I've done it myself in the past. But if you look at it, you know, strictly from a physiological standpoint, if you go off the rails totally and completely, you're going to be consuming several 1000 calories. You know, no telling how many 100 grams carbohydrates. You're not going to burn that off in one super solid workout session.
Like you look at how many estimated calories you burn on the Stairmaster or the treadmill or weight training, it's like a few 100, whereas you probably just consumed a few thousand. So it's not really going to make a massive difference to that guard in that regard. Yeah, you will deplete the glycogen and it will certainly help, but you don't want to train because of that guilt associated with going off the rails. Right, right.
So yeah, I would definitely not recommend or advocate for that. I mean, I think at the end of the day, a lot of disorder eating tendencies stem simply from the guilt that is associated with doing something that you felt you shouldn't have. So at the end of the day, I think you're simply being mindful of what you're doing and embracing it fully before you do it is key. Like that kind of just goes back to the mindful consumption, like you don't want to be caught in a feeding frenzy.
And whatever you do consume, you have to be at peace with it afterwards. So going into the consumption is key. I think coming out of it is key because if you spiral downward out of control for the next several days, then that's what's going to cause the utmost damage. Long term for sure, For sure.
Actually, while we were talking just now, I reminded me of a of a of a short news documentary that I saw many, many years ago, and it asked a bunch of people in the same family, in the same household what they guesstimated their caloric intake would be during Thanksgiving. And this included, like the family getting together, hanging out around a table of Hors d'oeuvres, preparing a meal, sitting down, enjoying that meal maybe a little after dinner, drinks or after dinner, desserts
or whatever. And everybody in the family wrote down however many thousands of calories they assumed they were going to consume that day. And they had people actually in the house with them, writing down and journaling everything that these people were actually eating throughout the day. And it was completely mind
blowing. Like they had no idea they were eating triple or even quadruple the amount of calories that they thought they were consuming because they're just mindlessly walking around throughout the house. They're standing across the Hors d'oeuvres table from one another, having conversations, and there's continuous continuously putting things in their mouths. They're making drinks. They're having desserts. They're having snacks. They're eating after dinner.
They're sitting on the couch watching football, having a bowl of pretzels. They're doing all these things that they don't necessarily even realize they're doing because they're conversing with family and friends, and they're just mindlessly consuming all the food items that are there and in front of them. And it was really, really crazy.
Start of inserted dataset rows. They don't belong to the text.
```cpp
void launch_gate_stream(const GateParams& p, hipStream_t s) {
    if (p.n_clips == 0) return;
    hipLaunchKernelGGL(gate_kernel_t<true>, dim3(p.n_clips), dim3(64), 0, s, p);
}

}
```

webspeechanalyzer_amd/csrc/tracker.hip:

```cpp
#include <type_traits>
#include "wsa_internal.hpp"
#include "jsmath_device.hpp"
#include "wave_ops.hpp"
#include "tracker_score.hpp"
#include "tracker_features.hpp"

#ifdef WSA_TUNING
#define WSA_TUNE(bits_) (p.dbg & (bits_))
#else
#define WSA_TUNE(bits_) false
#endif

namespace wsa {

constexpr int MAXC = 64;
constexpr int AC_MAX = 320;
constexpr int PAIR_AC = 64;
constexpr int PAIR_GSZ = 4384;
constexpr int QUAD_AC = 38;
constexpr int QUAD_GSZ = 2496;
constexpr int AC_FAST = 140;

struct Ws {
    int32_t *tr_len, *tr_slot, *tr_rank;
    double *tr_sumE, *tr_sumEbin;
    int4* pt;
    int4* ptx;
    int32_t* pt_key;
    int32_t *d_p0, *d_p1, *d_gen;
    float *fr, *sm1;
    double *dB, *Aev;
    int32_t *q_idx, *sorted; double* q_mb;
};

__host__ __device__ inline size_t align16(size_t x) { return (x + 15) & ~(size_t)15; }

__host__ __device__ __forceinline__ Ws carve_ws(char* base, int T, int P, int F, int PX, size_t* bytes) {
    Ws w;
    size_t o = 0;
#define WSA_CARVE(field, type, count) do { w.field = reinterpret_cast<type*>(base + o); \
        o = align16(o + sizeof(type) * (size_t)(count)); } while (0)
    WSA_CARVE(tr_len, int32_t, T); WSA_CARVE(tr_slot, int32_t, T); WSA_CARVE(tr_rank, int32_t, T);
    WSA_CARVE(tr_sumE, double, T); WSA_CARVE(tr_sumEbin, double, T);
    WSA_CARVE(pt, int4, P); WSA_CARVE(ptx, int4, PX); WSA_CARVE(pt_key, int32_t, P);
    WSA_CARVE(d_p0, int32_t, F + 2); WSA_CARVE(d_p1, int32_t, F + 2); WSA_CARVE(d_gen, int32_t, F + 2);
    WSA_CARVE(fr, float, (size_t)(F + 2) * 9); WSA_CARVE(sm1, float, F + 2);
    WSA_CARVE(dB, double, (size_t)3 * (F + 2)); WSA_CARVE(Aev, double, (size_t)3 * (F + 2));
    WSA_CARVE(q_idx, int32_t, T); WSA_CARVE(sorted, int32_t, T); WSA_CARVE(q_mb, double, T);
#undef WSA_CARVE
    if (bytes) *bytes = o;
    return w;
}

constexpr int GW_MAX = 32;
static_assert(GW_MAX <= MAXC, "a frame's new tracks / points (one per lane of its span's group) fit the MAXC per frame that tracker_pool_bpf gives a span region");
size_t tracker_pool_bpf() { size_t b = 0; (void)carve_ws(nullptr, MAXC, MAXC, 1, 0, &b); return align16(b) + 256; }
size_t tracker_ws_bytes(int tcap, int pcap, int fcap, bool raw_tracks) { size_t b = 0; (void)carve_ws(nullptr, tcap, pcap, fcap, raw_tracks ? pcap : 0, &b); return align16(b) + 256; }
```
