## Refine skyline clipping to KB-row groups inside each tile column

```diff
diff --git a/include/psoap_gp.h b/include/psoap_gp.h
--- a/include/psoap_gp.h
+++ b/include/psoap_gp.h
@@ -214,6 +214,8 @@
 int psoap_sky_order(int c, int N, int B, const double *lwl, const double *gp, int *first_out, int *perm_out, int *cand_out);
 int psoap_sky_clip(int c, int N, int B, const double *lwl, const double *gp, int *first_b_out, long long *units_out,
                    int *cand_out);
+int psoap_sky_clip16(int c, int N, int B, const double *lwl, const double *gp, int *first16_b_out, long long *stages_out,
+                     int *cand_out);
 int psoap_chunk_sky_stats(psoap_chunk *h, long long *out, int n);
 int psoap_dag_plan_multi(int B, const int *Ps, int workers, void *out, long long max_tasks,
                          long long *n_tasks, long long *n_slots, long long *n_ctrs,
diff --git a/psoap_amd/_lib.py b/psoap_amd/_lib.py
--- a/psoap_amd/_lib.py
+++ b/psoap_amd/_lib.py
@@ -143,6 +143,8 @@
     "psoap_sky_order": (ctypes.c_int, [ctypes.c_int, ctypes.c_int, ctypes.c_int, _dp, _dp, _ip, _ip, _ip]),
     "psoap_sky_clip": (ctypes.c_int, [ctypes.c_int, ctypes.c_int, ctypes.c_int, _dp, _dp, _ip, ctypes.POINTER(ctypes.c_longlong),
                                       _ip]),
+    "psoap_sky_clip16": (ctypes.c_int, [ctypes.c_int, ctypes.c_int, ctypes.c_int, _dp, _dp, _ip, ctypes.POINTER(ctypes.c_longlong),
+                                        _ip]),
     "psoap_chunk_sky_stats": (ctypes.c_int, [_vp, ctypes.POINTER(ctypes.c_longlong), ctypes.c_int]),
     "psoap_dag_plan_multi": (ctypes.c_int, [ctypes.c_int, _ip, ctypes.c_int, _vp, ctypes.c_longlong,
                                       ctypes.POINTER(ctypes.c_longlong), ctypes.POINTER(ctypes.c_longlong),
diff --git a/psoap_amd/chunk.py b/psoap_amd/chunk.py
--- a/psoap_amd/chunk.py
+++ b/psoap_amd/chunk.py
@@ -441,7 +441,7 @@
 
     def sky_stats(self) -> dict:
         names = ("tiles_planned", "tiles_dense", "units_planned", "units_dense", "plan_builds", "cache_hits", "skyline_on",
-                 "units_clipped")
+                 "units_clipped", "stages_clipped")
         out = (ctypes.c_longlong * len(names))()
         n = self._L.psoap_chunk_sky_stats(self._h, out, len(names))
         if n != len(names):
diff --git a/psoap_amd/csrc/dag_kernel.hpp b/psoap_amd/csrc/dag_kernel.hpp
--- a/psoap_amd/csrc/dag_kernel.hpp
+++ b/psoap_amd/csrc/dag_kernel.hpp
@@ -190,10 +190,10 @@
 template <bool SW = false, class SM = SmemKernel, bool ROWMAP = false, bool TD = false>
 __device__ __forceinline__ void dag_update(Tile& t, double* Km, int ld, int k0, int j0, int pa, int pb, MatFlags* f,
                                            DagCtl* ctl, bool wait_next, unsigned long long* tl, int wave_s = -1, SM sm = SM(),
-                                           int* wa = nullptr, int* wb = nullptr, int ka = 0)
+                                           int* wa = nullptr, int* wb = nullptr, int ka16 = 0)
 {
     if (pb <= pa) return;
-    ka = ka > pa ? ka : pa;
+    const int r0 = pa * NB > ka16 * KB ? pa * NB : ka16 * KB;
     const bool diag = (k0 == j0);
     unsigned long long w0 = 0;
     if (tl && threadIdx.x == 0) w0 = __builtin_amdgcn_s_memrealtime();
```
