def grouped_gemm_plan(shapes, n_cu: int = 256) -> int:
    key = (tuple(shapes), n_cu)
    if key in _GROUP_PLAN:
        return _GROUP_PLAN[key]
    import heapq
    best = -1
    if grouped_gemm_ok(shapes):
        fixed = 4.0
        sep = 0.0
        for M, N, K in shapes:
            c = min((-(-((M // bm) * (N // bn)) // n_cu)) * (K // 128) * (bm * bn / 65536.0) / eff
                    for (bm, bn), eff in zip(_TILE_CFGS, _TILE_EFF) if M % bm == 0 and N % bn == 0)
            sep += c + fixed
        best_cost = None
        for cfg, ((bm, bn), eff) in enumerate(zip(_TILE_CFGS, _TILE_EFF)):
            if any(M % bm or N % bn for M, N, K in shapes):
                continue
            probs = sorted(((K // 128, (M // bm) * (N // bn)) for M, N, K in shapes), reverse=True)
            total = sum(t for _, t in probs)
            g = min(total, n_cu)
            loads = [(0, v) for v in range(g)]
            heapq.heapify(loads)
            per_wg = [0] * g
            for nk, tiles in probs:
                for _ in range(tiles):
                    load, v = heapq.heappop(loads)
                    per_wg[v] += 1
                    heapq.heappush(loads, (load + nk, v))
            if max(per_wg) > 64:
                continue
            cost = max(l for l, _ in loads) * (bm * bn / 65536.0) / eff * 1.02 + fixed
            if best_cost is None or cost < best_cost:
                best_cost, best = cost, cfg
        if best_cost is None or best_cost >= 0.98 * sep:
            best = -1
    _GROUP_PLAN[key] = best
    return best


_GROUP_TUNED: dict = {}


def grouped_gemm_choice(problems, fmt_a: int, fmt_b: int, mx: bool = False) -> int:
    mode = os.environ.get("LLM_FP8_AMD_GROUPED_GEMM", "auto")
    if mode == "off":
        return -1
    if mode == "auto":
        import torch.distributed as dist
        mode = "plan" if (dist.is_available() and dist.is_initialized()) else "autotune"
    if mode == "plan":
        return grouped_gemm_plan(_group_shapes(problems, mx))
    if mode != "autotune":
        raise ValueError(f"LLM_FP8_AMD_GROUPED_GEMM={mode!r}: expected auto, plan, autotune or off")
    return grouped_gemm_autotune(problems, fmt_a, fmt_b, mx=mx)


def _tuned_key(shapes, fmt_a: int, fmt_b: int, mx: bool):
    return ("mx", tuple(shapes), fmt_a, fmt_b) if mx else (tuple(shapes), fmt_a, fmt_b)


def grouped_gemm_autotune(problems, fmt_a: int, fmt_b: int, iters: int = 5, mx: bool = False) -> int:
    shapes = _group_shapes(problems, mx)
    key = _tuned_key(shapes, fmt_a, fmt_b, mx)
    hit = _GROUP_TUNED.get(key)
    if hit is not None:
        return hit
    single, grouped = (gemm_mxfp8, gemm_mxfp8_grouped) if mx else (gemm_fp8, gemm_fp8_grouped)
    problems = [(*p[:4], torch.empty_like(p[4])) for p in problems]
    cands = [-1]
    if grouped_gemm_ok(shapes):
        cands += [cfg for cfg, (bm, bn) in enumerate(_TILE_CFGS) if all(M % bm == 0 and N % bn == 0 for M, N, K in shapes)]
        if (not mx and all(M % 256 == 0 and N % 256 == 0 and K >= 512 for M, N, K in shapes)
                and os.environ.get("LLM_FP8_AMD_GEMM_W4G", "1") != "0"):
            cands.append(4)

    def run(c):
        if c == -1:
            for p in problems:
                single(*p[:4], fmt_a, fmt_b, out=p[4])
        else:
            grouped(problems, fmt_a, fmt_b, tile_cfg=c)

    saved, KernelTimer.active = KernelTimer.active, None
    try:
        live = []
        for c in cands:
            try:
                run(c)
                live.append(c)
            except RuntimeError:
                continue
        total = {c: 0.0 for c in live}
        for r in range(iters):
            order = live[r % len(live):] + live[:r % len(live)]
            for c in order:
                e0, e1 = torch.cuda.Event(enable_timing=True), torch.cuda.Event(enable_timing=True)
                e0.record()
                run(c)
                run(c)
                e1.record()
                e1.synchronize()
                total[c] += e0.elapsed_time(e1)
        best, best_t = -1, total.get(-1)
        for c in live:
            if c == -1:
                continue
            t = total[c]
            if best_t is None or t < best_t * (0.98 if best == -1 else 1.0):
                best, best_t = c, t
        if 4 in total and best not in (-1, 4) and total[4] <= 1.01 * best_t:
            best, best_t = 4, total[4]
    finally:
        KernelTimer.active = saved
    _GROUP_TUNED[key] = best
    return best


def transpose_u8(y: torch.Tensor, out: Optional[torch.Tensor] = None) -> torch.Tensor:
    _dev(y)
    assert y.dtype == torch.uint8 and y.dim() == 2 and y.stride(1) == 1
    R, C = y.shape
    if out is None:
        out = torch.empty((C, R), dtype=torch.uint8, device=y.device)
    assert out.shape == (C, R) and out.dtype == torch.uint8 and out.stride(1) == 1
    if R == 0 or C == 0:
        return out
    _lib.check(_lib.load().mi_transpose_u8(y.data_ptr(), out.data_ptr(), R, C, y.stride(0), out.stride(0), _stream()), "mi_transpose_u8")
    return out
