#define PT_PW 18
#define PT_PIX (PT_PW * PT_PW)
#define PT_PLANE (PT_PIX * HLD)
#define PT_THREADS 512
typedef __attribute__((address_space(3))) void pt_lds_void;
typedef __attribute__((address_space(1))) const void pt_gl_void;
#define PT_BIMG_BYTES (2 * HPlane<128>::SIZE * 2)
template <int MODE, int MATH, int BIMG = 0>
__global__ __launch_bounds__(PT_THREADS) void lvt_conv_patch_kernel(const KParams p) {
    static_assert(!BIMG || MATH == 2, "weight images are f16x2 planes");
    constexpr int BM = 256, BN = 128, WM = 4, WN = 2, TM = 2, TN = 2;
    constexpr int NTAPS = MODE == 0 ? 9 : 4;
    constexpr int NP = MATH == 2 ? 2 : 3;
    constexpr int PSB = HPlane<BN>::SIZE;
    constexpr bool DBLA = MATH == 2;
    constexpr int A_IMG = NP * PT_PLANE;
    constexpr int A_BYTES = A_IMG * 2 * (DBLA ? 2 : 1), B_BYTES = NP * PSB * 2;
    constexpr int STAGE_FLOATS = (A_BYTES + 2 * B_BYTES) / 4 + 8;
    constexpr int TURN_FLOATS = WM * WN * 32 * (TN * 32);
    constexpr int LDS_FLOATS = STAGE_FLOATS > TURN_FLOATS ? STAGE_FLOATS : TURN_FLOATS;
    __shared__ __attribute__((aligned(16))) float lds[LDS_FLOATS];
    unsigned short *Ah = reinterpret_cast<unsigned short *>(lds);
    unsigned short *Bh0 = Ah + A_IMG * (DBLA ? 2 : 1);
    int unscale = 0;
    float sa = 1.f, sb = 1.f;
    if (MATH == 2) { sa = lvt_f16_scale(p.a_amax, unscale); sb = lvt_f16_scale(p.b_amax, unscale); }

    const int tid = threadIdx.x, lane = tid & 63, wave = tid >> 6;
    const int wm = wave / WN, wn = wave % WN;
    const int l31 = lane & 31, half = lane >> 5;
    const int Ci = p.g.Ci;
    const int ntn = p.N / BN;
    int wg = blockIdx.x;
    {
        const int nwg = gridDim.x, q = nwg >> 3, r = nwg & 7;
        const int xcd = wg & 7, slot = wg >> 3;
        wg = (xcd < r ? xcd * (q + 1) : r * (q + 1) + (xcd - r) * q) + slot;
    }
    const int n0 = (wg % ntn) * BN;
    const int frame = MODE == 1 ? (wg / ntn) >> 2 : wg / ntn, phase = MODE == 1 ? (wg / ntn) & 3 : 0, m0 = frame * BM;
    const float *xf = p.A + (long long)frame * (MODE == 2 ? 1024 : 256) * Ci;

    constexpr int PWALK = MODE == 2 ? 17 : PT_PW;
    constexpr int PUNITS = PWALK * PWALK * 8, PPASS = (PUNITS + PT_THREADS - 1) / PT_THREADS;
    float4 pv[PPASS];
    auto patch_fetch = [&](int chunk) {
#pragma unroll
        for (int j = 0; j < PPASS; ++j) {
            const int u = tid + PT_THREADS * j;
            const int pp = u >> 3, q = u & 7;
            const int py = pp / PWALK, px = pp - py * PWALK;
            if (MODE == 2) {
                const int iy = 2 * py + ((chunk >> 1) & 1) - 1, ix = 2 * px + (chunk & 1) - 1;
                const bool ok = u < PUNITS && (unsigned)iy < 32u && (unsigned)ix < 32u;
                pv[j] = ok ? ldg4(xf + (iy * 32 + ix) * Ci + (chunk >> 2) * 32 + q * 4) : zero4();
            } else {
                const bool ok = u < PUNITS && (unsigned)(py - 1) < 16u && (unsigned)(px - 1) < 16u;
                const float *src = xf + ((py - 1) * 16 + (px - 1)) * Ci + chunk * 32 + q * 4;
                pv[j] = ok ? ldg4(src) : zero4();
            }
        }
    };
    auto patch_store = [&](unsigned short *img) {
#pragma unroll
        for (int j = 0; j < PPASS; ++j) {
            const int u = tid + PT_THREADS * j;
            if (u < PUNITS) {
                const int pp = u >> 3;
                unsigned short *d = img + (MODE == 2 ? pp + pp / PWALK : pp) * HLD + (u & 7) * 4;
                if (MATH == 2) {
                    uint2 ph, pl;
                    split2(pv[j], sa, ph, pl);
                    *reinterpret_cast<uint2 *>(d) = ph;
                    *reinterpret_cast<uint2 *>(d + PT_PLANE) = pl;
                } else {
                    uint2 p1, p2, p3;
                    split3(pv[j], p1, p2, p3);
                    *reinterpret_cast<uint2 *>(d) = p1;
                    *reinterpret_cast<uint2 *>(d + PT_PLANE) = p2;
                    *reinterpret_cast<uint2 *>(d + 2 * PT_PLANE) = p3;
                }
            }
        }
    };
    const bool bact = tid < 256;
    const int bkk0 = (tid >> 5) & 7, bnq = tid & 31;
    const float *bcol = p.B + n0 + bnq * 4;
    float4 bv[4];
    auto b_fetch = [&](int step) {
        const int cc = step / NTAPS, tap = step - cc * NTAPS;
        const int wrow = MODE == 2 ? ((cc & 3) * NTAPS + tap) * Ci + (cc >> 2) * 32 : (phase * NTAPS + tap) * Ci + cc * 32;
        const float *src = bcol + (long long)(wrow + bkk0 * 4) * p.ldb;
#pragma unroll
        for (int i = 0; i < 4; ++i) bv[i] = ldg4(src + (long long)i * p.ldb);
    };

    f32x16 acc[TM][TN];
    f32x16 acx[MATH == 2 ? TM : 1][MATH == 2 ? TN : 1];
#pragma unroll
    for (int i = 0; i < TM; ++i)
#pragma unroll
        for (int j = 0; j < TN; ++j)
#pragma unroll
            for (int r = 0; r < 16; ++r) {
                acc[i][j][r] = 0.f;
                if (MATH == 2) acx[i][j][r] = 0.f;
            }
    auto b_store = [&](unsigned short *dst) {
        if (MATH == 2) store_split2_block<BN>(dst, bnq * 4, bkk0 * 4, bv, sb);
        else store_split_block<BN>(dst, bnq * 4, bkk0 * 4, bv);
    };
    const int wave_s = __builtin_amdgcn_readfirstlane(wave);
    constexpr int B_UNITS = PT_BIMG_BYTES / 16;
    static_assert(PT_BIMG_BYTES == NP * PSB * 2 || !BIMG, "image = the LDS buffer");
    const char *bimg0 = BIMG ? p.b_img + (long long)(n0 / BN) * PT_BIMG_BYTES + tid * 16 : nullptr;
    auto b_dma = [&](int step, unsigned short *dst) {
        const int cc = step / NTAPS, tap = step - cc * NTAPS;
        const int wrow = MODE == 2 ? ((cc & 3) * NTAPS + tap) * Ci + (cc >> 2) * 32 : (phase * NTAPS + tap) * Ci + cc * 32;
        const char *src = bimg0 + (long long)(wrow >> 5) * ntn * PT_BIMG_BYTES;
        char *d = reinterpret_cast<char *>(dst) + wave_s * 1024;
        __builtin_amdgcn_global_load_lds((pt_gl_void *)src, (pt_lds_void *)d, 16, 0, 0);
        __builtin_amdgcn_global_load_lds((pt_gl_void *)(src + 8192), (pt_lds_void *)(d + 8192), 16, 0, 0);
        if (tid + 1024 < B_UNITS) __builtin_amdgcn_global_load_lds((pt_gl_void *)(src + 16384), (pt_lds_void *)(d + 16384), 16, 0, 0);
    };
    const int b_nprobe = wave_s * 64 + 1024 < B_UNITS ? 3 : 2;
    const unsigned b_probe = (unsigned)((lane % b_nprobe) * 8192 + wave_s * 1024 + (lane & 31) * 16);
    auto b_landed = [&](const unsigned short *dst) {
        asm volatile("s_waitcnt vmcnt(0)" ::: "memory");
        const int v = *reinterpret_cast<const volatile int *>(reinterpret_cast<const char *>(dst) + b_probe);
        (void)v;
        asm volatile("s_waitcnt lgkmcnt(0)" ::: "memory");
    };

    int arow[TM];
    {
        const int q = l31 >> 2, e = l31 & 3;
        const int yy = __popc(q) & 1, x = 4 * (q >> 1) + e;
#pragma unroll
        for (int i = 0; i < TM; ++i) arow[i] = ((2 * (2 * wm + i) + yy) * PT_PW + x) * HLD + 8 * half;
    }
    int brow[TN];
#pragma unroll
    for (int j = 0; j < TN; ++j) brow[j] = hrow<BN>(wn * (TN * 32) + j * 32 + l31) + 8 * half;

    const int nchunks = (Ci / 32) * (MODE == 2 ? 4 : 1), nsteps = nchunks * NTAPS;
    patch_fetch(0);
    if (BIMG) b_dma(0, Bh0);
    else if (bact) b_fetch(0);
    patch_store(Ah);
    if (BIMG) b_landed(Bh0);
    else if (bact) b_store(Bh0);
    __syncthreads();

    for (int step = 0; step < nsteps; ++step) {
        const int cc = step / NTAPS, tap = step - cc * NTAPS;
        const bool has_next = step + 1 < nsteps;
        const bool new_chunk = has_next && tap == NTAPS - 1;
        if (BIMG) { if (has_next) b_dma(step + 1, Bh0 + ((step + 1) & 1) * (NP * PSB)); }
        else if (has_next && bact) b_fetch(step + 1);
        if (DBLA ? (cc + 1 < nchunks && tap == NTAPS - 2) : new_chunk) patch_fetch(cc + 1);
        const unsigned short *Bh = Bh0 + (step & 1) * (NP * PSB);
        const unsigned short *Acur = Ah + (DBLA ? (cc & 1) * A_IMG : 0);
        const unsigned short *Ap = MODE == 0 ? Acur + ((tap / 3) * PT_PW + (tap % 3)) * HLD
                                             : Acur + (((phase >> 1) + (tap >> 1)) * PT_PW + (phase & 1) + (tap & 1)) * HLD;
        if constexpr (MATH == 2) {
#pragma unroll
            for (int ks = 0; ks < BK; ks += 16) {
                f16x8 a[2][TM], b[2][TN];
#pragma unroll
                for (int q = 0; q < 2; ++q) {
#pragma unroll
                    for (int i = 0; i < TM; ++i) a[q][i] = *reinterpret_cast<const f16x8 *>(Ap + arow[i] + q * PT_PLANE + ks);
#pragma unroll
                    for (int j = 0; j < TN; ++j) b[q][j] = *reinterpret_cast<const f16x8 *>(Bh + brow[j] + q * PSB + ks);
                }
#pragma unroll
                for (int i = 0; i < TM; ++i)
#pragma unroll
                    for (int j = 0; j < TN; ++j)
                        acx[i][j] = __builtin_amdgcn_mfma_f32_32x32x16_f16(a[0][i], b[1][j], acx[i][j], 0, 0, 0);
#pragma unroll
                for (int i = 0; i < TM; ++i)
#pragma unroll
                    for (int j = 0; j < TN; ++j)
                        acc[i][j] = __builtin_amdgcn_mfma_f32_32x32x16_f16(a[0][i], b[0][j], acc[i][j], 0, 0, 0);
#pragma unroll
                for (int i = 0; i < TM; ++i)
#pragma unroll
                    for (int j = 0; j < TN; ++j)
                        acx[i][j] = __builtin_amdgcn_mfma_f32_32x32x16_f16(a[1][i], b[0][j], acx[i][j], 0, 0, 0);
            }
            if (DBLA && new_chunk) patch_store(Ah + ((cc + 1) & 1) * A_IMG);
        } else {
#pragma unroll
            for (int ks = 0; ks < BK; ks += 16) {
                bf16x8 a[3][TM], b[3][TN];
#pragma unroll
                for (int q = 0; q < 3; ++q) {
#pragma unroll
                    for (int i = 0; i < TM; ++i) a[q][i] = *reinterpret_cast<const bf16x8 *>(Ap + arow[i] + q * PT_PLANE + ks);
#pragma unroll
                    for (int j = 0; j < TN; ++j) b[q][j] = *reinterpret_cast<const bf16x8 *>(Bh + brow[j] + q * PSB + ks);
                }
                constexpr int TA[6] = {1, 0, 2, 0, 1, 0}, TB[6] = {1, 2, 0, 1, 0, 0};
#pragma unroll
                for (int t = 0; t < 6; ++t)
#pragma unroll
                    for (int i = 0; i < TM; ++i)
#pragma unroll
                        for (int j = 0; j < TN; ++j)
                            acc[i][j] = __builtin_amdgcn_mfma_f32_32x32x16_bf16(a[TA[t]][i], b[TB[t]][j], acc[i][j], 0, 0, 0);
            }
        }
        if (!BIMG && has_next && bact) b_store(Bh0 + ((step + 1) & 1) * (NP * PSB));
        if (!DBLA && new_chunk) {
            __syncthreads();
            patch_store(Ah);
        }
        if (BIMG && has_next) b_landed(Bh0 + ((step + 1) & 1) * (NP * PSB));
        __syncthreads();
    }
    if constexpr (MATH == 2) lvt_f16x2_finish<TM, TN>(acc, acx, unscale);
    if (p.vec_epi && p.splits <= 1 && !(p.flags & (LVT_EPI_PLANES | LVT_EPI_ACCUM | LVT_EPI_TANH | LVT_EPI_SIGMOID))) {
        const unsigned seen = lvt_amax_peek(p.c_amax);
        LvtEpi e;
        e.M = p.M; e.N = p.N; e.C = p.C; e.ldc = p.ldc; e.coff = 0; e.alpha = p.alpha; e.flags = p.flags;
        e.bias = p.bias; e.res = p.res; e.ldr = p.ldr; e.mask = p.mask; e.ldm = p.ldm;
        float *wave_tile = lds + wave * (32 * TN * 32);
        float am_w;
        if (MODE != 1) am_w = lvt_epi_fast_dispatch<TM, TN, PatchRows>(e, acc, wave_tile, m0 + wm * (TM * 32), n0 + wn * (TN * 32), lane, PatchRows());
        else am_w = lvt_epi_fast_dispatch<TM, TN, PatchTRows>(e, acc, wave_tile, m0 + wm * (TM * 32), n0 + wn * (TN * 32), lane, PatchTRows{phase});
        if (p.c_amax) lvt_block_amax_commit_seen(am_w, p.c_amax, lds + TURN_FLOATS, seen);
        return;
    }
    if (MODE != 1) lvt_epilogue_vec<A_PATCH, BM, BN, WM, WN>(p, acc, lds, m0, n0, wm, wn, lane, 0, 0, 0, 0);
    else lvt_epilogue_vec<A_PATCHT, BM, BN, WM, WN>(p, acc, lds, m0, n0, wm, wn, lane, phase, 0, 0, 0);
}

Like now that you now that you're more mindful in the way that you eat and the way that you look at foods, you catch yourself, maybe just starting to put something in your mouth or reaching for something because it's there. Not necessarily because you're hungry, but because it's there and in front of you, accessible. And day-to-day living doesn't necessarily have all that stuff in front of you.
So don't be tempted just because there's a plate full of food in front of you, unless you totally understand that there's going to be some calories involved there that maybe don't need to be. Yeah. And on that note, a lot of people that I've worked with, a lot of my current clients, they're going into Thanksgiving and they are going to be a little bit more LAX with the types of foods they're consuming, all ketogenic, but they're not going to track that day. But I recommend to them, hey,
that's fine. One thing you could consider doing is simply restrict yourself to a specific eating window, like the actual Thanksgiving meal, as opposed to. All throughout the day.
And it's snacking because that is where a lot of those calories add up. So if people are going to be a little bit more relaxed with the types of foods they're consuming, not track their caloric intake, etcetera, but then only do so within a confined window of the actual Thanksgiving meal, that's certainly going to hedge their bets in their favor for not going totally off the rails as well. Because you're absolutely right.
Like if you're waking up having mimosas in the morning and then you're watching football and snacking on chips and dip throughout the day. Or pork rinds or whatever. And then you have the meal, then you have the dessert, then you have the after meal dessert, and then you have the leftovers the next day. Like the massive feeding window really contributes to that excessive overloading calories too. Yeah, for sure. It's it's eye opening. But I didn't know.
I mean that that's pretty interesting that people preemptively journal what they thought they were going to consume, which I'm assuming is probably much higher than they. Typically consume anyways, but it was still way under shy of what their true consumption was. Yeah, I think they, they actually rounded up quite a bit because they knew they were going to get together, they were going to enjoy some food and they were just blowing out of the water.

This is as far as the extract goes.